# Kramer Auction - June 2011



## JohnnyChance (Jun 23, 2011)

What, nobody has posted about this yet?

If you would like a damascus Bob Kramer knife, do not want to wait indefinitely, and your wife will let you cash in your house's equity on a couple knives, head on over to Kramer's site and bid with all your financial might!!

Ends in 1 day, 11 hours. Currently at $15,100. But the reserve has been met! 

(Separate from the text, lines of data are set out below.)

octree-tracer_amd/csrc/svo_kernels.hip:

```cpp
#include <hip/hip_runtime.h>

#include "svo_device.h"
#include "svo_trace_fn.h"

#ifndef SVO_WALK_STOP
#define SVO_WALK_STOP 1
#endif
#ifndef SVO_TOP_IN_LDS
#define SVO_TOP_IN_LDS 1
#endif
#ifndef SVO_WALK_TRIPS
#define SVO_WALK_TRIPS 1
#endif
#ifndef SVO_WALK_ASM
#define SVO_WALK_ASM 1
#endif
#ifndef SVO_WALK_LUT
#define SVO_WALK_LUT 2
#endif
#ifndef SVO_WALK_LUT_CNT
#define SVO_WALK_LUT_CNT 1
#endif
#ifndef SVO_DBG_LIGHT
#define SVO_DBG_LIGHT 0
// ... 197 lines not shown
    return *(const TraceArgs *)p;
}

template <int BLOCK, int NS, int K, bool CNT>
struct StackLds {
    static constexpr int top = SVO_TOP_IN_LDS != 0 ? (1 << (3 * K)) : 0;
    static constexpr int lut = top;
    static constexpr int pools = lut + 64;
    static constexpr int counting = pools + (BLOCK / 64) * (kPoolWords * 64);
    static constexpr int stacks = counting + (CNT ? (BLOCK / 64) * kCountQueue + kSatTags + (1 << (3 * K)) / 8 : 0);
    static constexpr int total = stacks + NS * BLOCK;
};
#if defined(__HIP_DEVICE_COMPILE__) && !defined(__gfx950__)
#error "svo_kernels.hip is written for gfx950: the walk relies on its handling of LDS accesses beyond the allocation and on v_rcp_f32 + one Newton step being the IEEE reciprocal (tools/rcptest_gpu.hip)"
#endif

template <int BLOCK, int NS, int K, bool GE, bool DBG, bool CNT, bool SHD>
__global__ __launch_bounds__(BLOCK, NS > 12 ? 4 : (CNT ? SVO_WAVES_PER_SIMD_CNT : ((SHD || (DBG && SVO_DBG_LIGHT == 0)) ? 6 : SVO_WAVES_PER_SIMD))) void trace_stack_kernel(TraceArgs a, uint32_t strip_items,
                                                               uint32_t *work_counter, uint32_t *defer) {
    constexpr bool DBGH = DBG && SVO_DBG_LIGHT == 0;
    constexpr int D = kPathBits;
    constexpr int SBASE = K + 2;
    constexpr int SMAX = K + 1 + NS;
    static_assert(SMAX <= D - 1, "stack deeper than the path codes");
    constexpr int TBL = 1 << (3 * K);
    constexpr bool kTopInLds = SVO_TOP_IN_LDS != 0;
    using Lds = StackLds<BLOCK, NS, K, CNT>;
    constexpr int kLutWords = 64;
    constexpr int LOFF = Lds::lut;
    constexpr int TOFF = Lds::pools;
// ... 137 lines not shown
    uint32_t home = (blockIdx.x % kShards) * kSubs + (blockIdx.x / kShards) % kSubs;
    uint32_t pend = 0;
    uint32_t next, strip_end;
    auto entry_of = [=](uint32_t sh, uint32_t k) -> uint32_t {
        if (order) return k < order[sh] ? order[kShards + sh * a.order_cap + k] : 0xFFFFFFFFu;
        const uint32_t cand = (((k >> 4) * kShards + sh) << 4) | (k & 15u);
        return cand < n_strips ? cand : 0xFFFFFFFFu;
    };
    {
        const uint32_t my_rank = (blockIdx.x / kShards) * (uint32_t)(BLOCK / 64) + __builtin_amdgcn_readfirstlane(tid >> 6);
        const uint32_t s0 = __builtin_amdgcn_readfirstlane(entry_of(blockIdx.x % kShards, my_rank));
        if (s0 != 0xFFFFFFFFu) {
            next = s0 * strip_items;
            strip_end = min(next + strip_items, n_items);
        } else {
            pend = 0x00FFFFFFu;
            next = strip_end = 0xFFFFFFFEu;
        }
    }
    uint32_t pool_n = 0, pool_i = 0;
    uint32_t t_begin = 0, t_dry = 0;
    uint32_t n_rounds = 0, dbg_active = 0, dbg_iters = 0, dbg_refills = 0, dbg_gens = 0;
    uint64_t c_mark = 0;
    if (DBG) t_begin = (uint32_t)__builtin_amdgcn_s_memrealtime();

    float stf = ST_IDLE;
    uint32_t out = 0;
    float P0 = 0, P1 = 0, P2 = 0, Dr0 = 1, Dr1 = 1, Dr2 = 1, Y0 = 1, Y1 = 1, Y2 = 1;
    float S0 = 1, S1 = 1, S2 = 1;
    float dist = 0.0f, tcur = 0.0f;
    float stepsf = 0.0f;
// ... 396 lines not shown
                cam_mu0 = (uint32_t)__builtin_amdgcn_readfirstlane((int)mu0);
                cam_mu1 = (uint32_t)__builtin_amdgcn_readfirstlane((int)mu1);
                cam_mu2 = (uint32_t)__builtin_amdgcn_readfirstlane((int)mu2);
            }
            cam_ok = (uint32_t)D - sh_of((uint32_t)__builtin_amdgcn_readfirstlane(sh)) >= (uint32_t)(SBASE + 2);
            stf = ST_IDLE;
        }
    }

    {
        uint32_t *const bal = fresh_args().balance;
        if (bal != nullptr && blockIdx.x == 0u && tid == 0u) {
            bal[9] = (uint32_t)__builtin_amdgcn_s_memrealtime();
        }
    }
    if (DBG) {
        uint32_t *const ev = fresh_args().debug + 16u * 16384u + 16u * wave_id;
        if (lane == 0u) ev[0] = (uint32_t)__builtin_amdgcn_s_memrealtime();
        if (lane == 0u) ev[15] = (((uint32_t)__builtin_amdgcn_s_getreg((4 - 1) << 11 | 0 << 6 | 20)) << 16) | (uint32_t)__builtin_amdgcn_s_getreg((16 - 1) << 11 | 0 << 6 | 4);
    }
    for (;;) {
        if (DBGH) c_mark = __builtin_amdgcn_s_memtime();
        if (DBG) n_rounds += 1;
        if (DBGH) {
            const uint32_t nd = (uint32_t)__popcll(__ballot(sabs(stf) == ST_DESC));
            (void)nd;
            if (!CNT) dbg_desc_rounds += nd ? 1u : 0u;
        }
        if (sabs(stf) == ST_DESC) {
            descend();
// ... 42 lines not shown
                if (DBG && next == 0xFFFFFFFFu && t_dry == 0) t_dry = (uint32_t)__builtin_amdgcn_s_memrealtime() | 1u;
                if (DBG && !CNT) dbg_desc_start += (uint32_t)(__builtin_amdgcn_s_memtime() - c_w0);
            }
            const bool more = (pool_n != 0u) || (next != 0xFFFFFFFFu);
            if (more) {
                if (DBGH) dbg_refills += 1;
                if (pool_n == 0u) {
                    if (DBG) dbg_gens += 1;
                    if (DBG && dbg_gens <= 14u) {
                        uint32_t *const ev = fresh_args().debug + 16u * 16384u + 16u * wave_id + dbg_gens;
                        if (lane == 0u) ev[0] = (uint32_t)__builtin_amdgcn_s_memrealtime();
                    }
                    const uint64_t c_g0 = DBGH ? __builtin_amdgcn_s_memtime() : 0ull;
                    const TraceArgs &a = fresh_args();
                    const uint32_t q = next + lane;
                    bool alive = false;
                    float gp0 = 0, gp1 = 0, gp2 = 0, gd0 = 1, gd1 = 1, gd2 = 1, gdist = 0;
                    uint32_t gout = 0;
                    if (q < strip_end) {
                        ItemFast it = decode_item_fast(a.work, q);
                        if (a.work.mode == 2 && a.skip && a.skip[q]) it.valid = false;
                        if (it.valid) {
                            RayIn r;
                            if (a.work.mode == 2) {
                                const float *p = a.rays + 6ull * it.out;
                                r = RayIn{p[0], p[1], p[2], p[3], p[4], p[5]};
                            } else {
                                r = gen_ray(a.u, it.px, it.py);
                            }
                            float pos[3], dir[3];
                            if (!ray_enter(r, pos, dir, gdist)) {
                                write_hit(a.hits, it.out, 0u, 0.0f, 0u, 0u, 0u, 0u);
                                if (a.aux_t) a.aux_t[it.out] = 0.0f;
                                if (SHD) reinterpret_cast<uint4 *>(a.shadow_hits)[it.out] = make_uint4(0u, 0u, 0u, 0u);
                            } else if (!(clean_component(pos[0], dir[0]) && clean_component(pos[1], dir[1]) &&
                                         clean_component(pos[2], dir[2]) && fabsf(gdist) <= 1.0e30f)) {
                                uint32_t slot = atomicAdd(&defer[0], 1u);
                                defer[1u + slot] = q;
                            } else {
                                alive = true;
                                gp0 = pos[0]; gp1 = pos[1]; gp2 = pos[2];
                                gd0 = dir[0]; gd1 = dir[1]; gd2 = dir[2];
                                uint32_t ncode = normal_code(truncf(gp0 * 1.000001f)) |
                                                 (normal_code(truncf(gp1 * 1.000001f)) << 2) |
                                                 (normal_code(truncf(gp2 * 1.000001f)) << 4);
                                gout = it.out | (ncode << 26);
                            }
                        }
                    }
                    const uint64_t am = __ballot(alive);
                    if (alive) {
                        const uint32_t slot = __builtin_amdgcn_mbcnt_hi((uint32_t)(am >> 32),
                                                                        __builtin_amdgcn_mbcnt_lo((uint32_t)am, 0u));
                        gd0 *= kScale; gd1 *= kScale; gd2 *= kScale;
                        pool[0 * 64 + slot] = __float_as_uint(gp0 * kScale);
                        pool[1 * 64 + slot] = __float_as_uint(gp1 * kScale);
                        pool[2 * 64 + slot] = __float_as_uint(gp2 * kScale);
                        pool[3 * 64 + slot] = __float_as_uint(gd0);
                        pool[4 * 64 + slot] = __float_as_uint(gd1);
                        pool[5 * 64 + slot] = __float_as_uint(gd2);
                        pool[6 * 64 + slot] = __float_as_uint(gdist);
                        pool[7 * 64 + slot] = gout;
                    }
// ... 193 lines not shown
    if (DBGH) {
#pragma unroll
        for (int o = 32; o > 0; o >>= 1) {
            dbg_desc_iters += (uint32_t)__shfl_xor((int)dbg_desc_iters, o);
            dbg_desc_lanes += (uint32_t)__shfl_xor((int)dbg_desc_lanes, o);
        }
    }
    if (DBGH) {
        uint32_t last = sabs(stf) == ST_PENDING ? (uint32_t)stepsf : 0u;
#pragma unroll
        for (int o = 32; o > 0; o >>= 1) last = max(last, (uint32_t)__shfl_xor((int)last, o));
        dbg_iters = last;
    }
    if (sabs(stf) == ST_PENDING) flush_record(false);
    {
        uint32_t *const bal = fresh_args().balance;
        if (bal != nullptr && tid == 0u && blockIdx.x < kBalanceSlots) bal[kBalanceHead + blockIdx.x] = (uint32_t)__builtin_amdgcn_s_memrealtime();
        if (bal != nullptr && tid == 0u && blockIdx.x == 0u) bal[19] = gridDim.x;
    }
    if (DBG && lane == 0) {
        uint64_t t_end = __builtin_amdgcn_s_memrealtime();
        uint32_t *d = a.debug + 16u * wave_id;
        d[8] = c_refill;
        d[9] = c_desc;
        d[10] = c_step;
        d[11] = c_gen;
        d[12] = dbg_desc_iters;
        d[13] = dbg_desc_lanes;
        d[14] = dbg_desc_rounds;
        d[15] = dbg_desc_start;
// ... 140 lines not shown
        const float r = fminf(fmaxf(mean / T[k], 0.8f), 1.25f);
        w[k] = fminf(fmaxf(w[k] * (1.0f + gain * (r - 1.0f)), 0.6f * 8192.0f), 1.6f * 8192.0f);
        sum += w[k];
    }
    uint32_t acc = 0u;
    float run = 0.0f;
    for (int k = 0; k < 8; k++) {
        bal[k] = acc;
        run += w[k];
        acc = k == 7 ? 65536u : (uint32_t)(run / sum * 65536.0f + 0.5f);
    }
    bal[8] = 65536u;
    bal[18] += 1u;
}
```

> *Brand New Damascus Pattern*
> 
> Scorpius Mosaic Damascus
> 8" Chef Knife and 5" Utility Knife
> ...



And some pics for those who haven't seen 'em and don't want to register or login:


----------



## steeley (Jun 23, 2011)

He does make nice blades .
who's buying those knifes rich foodies .


----------



## 99Limited (Jun 23, 2011)

That pattern makes my eyes hurt.


----------



## Andrew H (Jun 23, 2011)

Wait, so the cutting board isn't even made by them? What the....


----------



## Lefty (Jun 23, 2011)

I'll take a pass on this one


----------



## euphorbioid (Jun 23, 2011)

Too rich for my blood.


----------



## oivind_dahle (Jun 23, 2011)

Im in


----------



## kalaeb (Jun 23, 2011)

I like a lot of Kramers damascus patterns, but this one is too much for me to look at.


----------



## ceramic (Jun 23, 2011)

One slice with that knife - eyes get red

Two slices - oculogyric crisis

Third slice - status epilepticus

-__-


----------



## Noodle Soup (Jun 23, 2011)

That is one ugly knife.


----------



## chazmtb (Jun 23, 2011)

Beauty is in the eye of the beholder. I think it is an artful knife, which the pattern that Bob made is awesome and complex. It shows how much can be achieved through twisting, bending and folding of metal. In that respect, it is a beautiful knife.


----------



## Lefty (Jun 23, 2011)

I'll agree with that! 
Too busy for some, but a great display of what can be done with Damascus


----------



## Dillard (Jun 23, 2011)

JohnnyChance said:


> While these knives are fully functional and are meant to be used, we would categorize them as functional art. They do not possess the same level of extreme flexibility as seen on the Kramer Knives segment on CBS. This knife is built to cut fruits, vegetables, boneless meat and fish. It is not meant to cut bolts, bones, frozen food, coconuts and especially not frozen coconuts.


 
Oh my, looks like hes had some Darwin Awards winners for buyers lately.


----------



## goodchef1 (Jun 23, 2011)

this knife cannot cut frozen coconuts? :scratchhead: Well then I'm glad someone beat my $14,500 bid :rolleyes2:


----------



## Andrew H (Jun 23, 2011)

Especially not frozen coconuts!


----------



## Eamon Burke (Jun 23, 2011)

What's it up to? I'm not about to give Kramer my card number to find out.


----------



## JohnnyChance (Jun 23, 2011)

Still a reasonable $16,100. 13 hours and 17 minutes left to sell your kidneys!

53 bids.


----------



## Dave Martell (Jun 24, 2011)

It must be a damn good feeling to sit back and watch that number rise.....I envy Bob.


----------



## Marko Tsourkan (Jun 24, 2011)

It's good to be the King.


----------



## Chef Niloc (Jun 24, 2011)

How many millionaire foody's can be out there?? This has to stop at some point no?? Maybe 10 years from now but the Kramer craze has to come to a end some day, don't it?


----------



## Chef Niloc (Jun 24, 2011)

Also anyone think of another maker who is consinstley getting this kind of cash for there work? Or is BK the most successful knife maker ever!


----------



## Marko Tsourkan (Jun 24, 2011)

Chef Niloc said:


> How many millionaire foody's can be out there?? ...


 
NYC has over 650,000 people whose wealth exceeds a million and that doesn't include value of their recidences. I am sure many like to entertain, have bragging rights, and genuinely like to cook. So, if BK makes 200 knives a year, and markets himself right, he can go on making knives for a long time.  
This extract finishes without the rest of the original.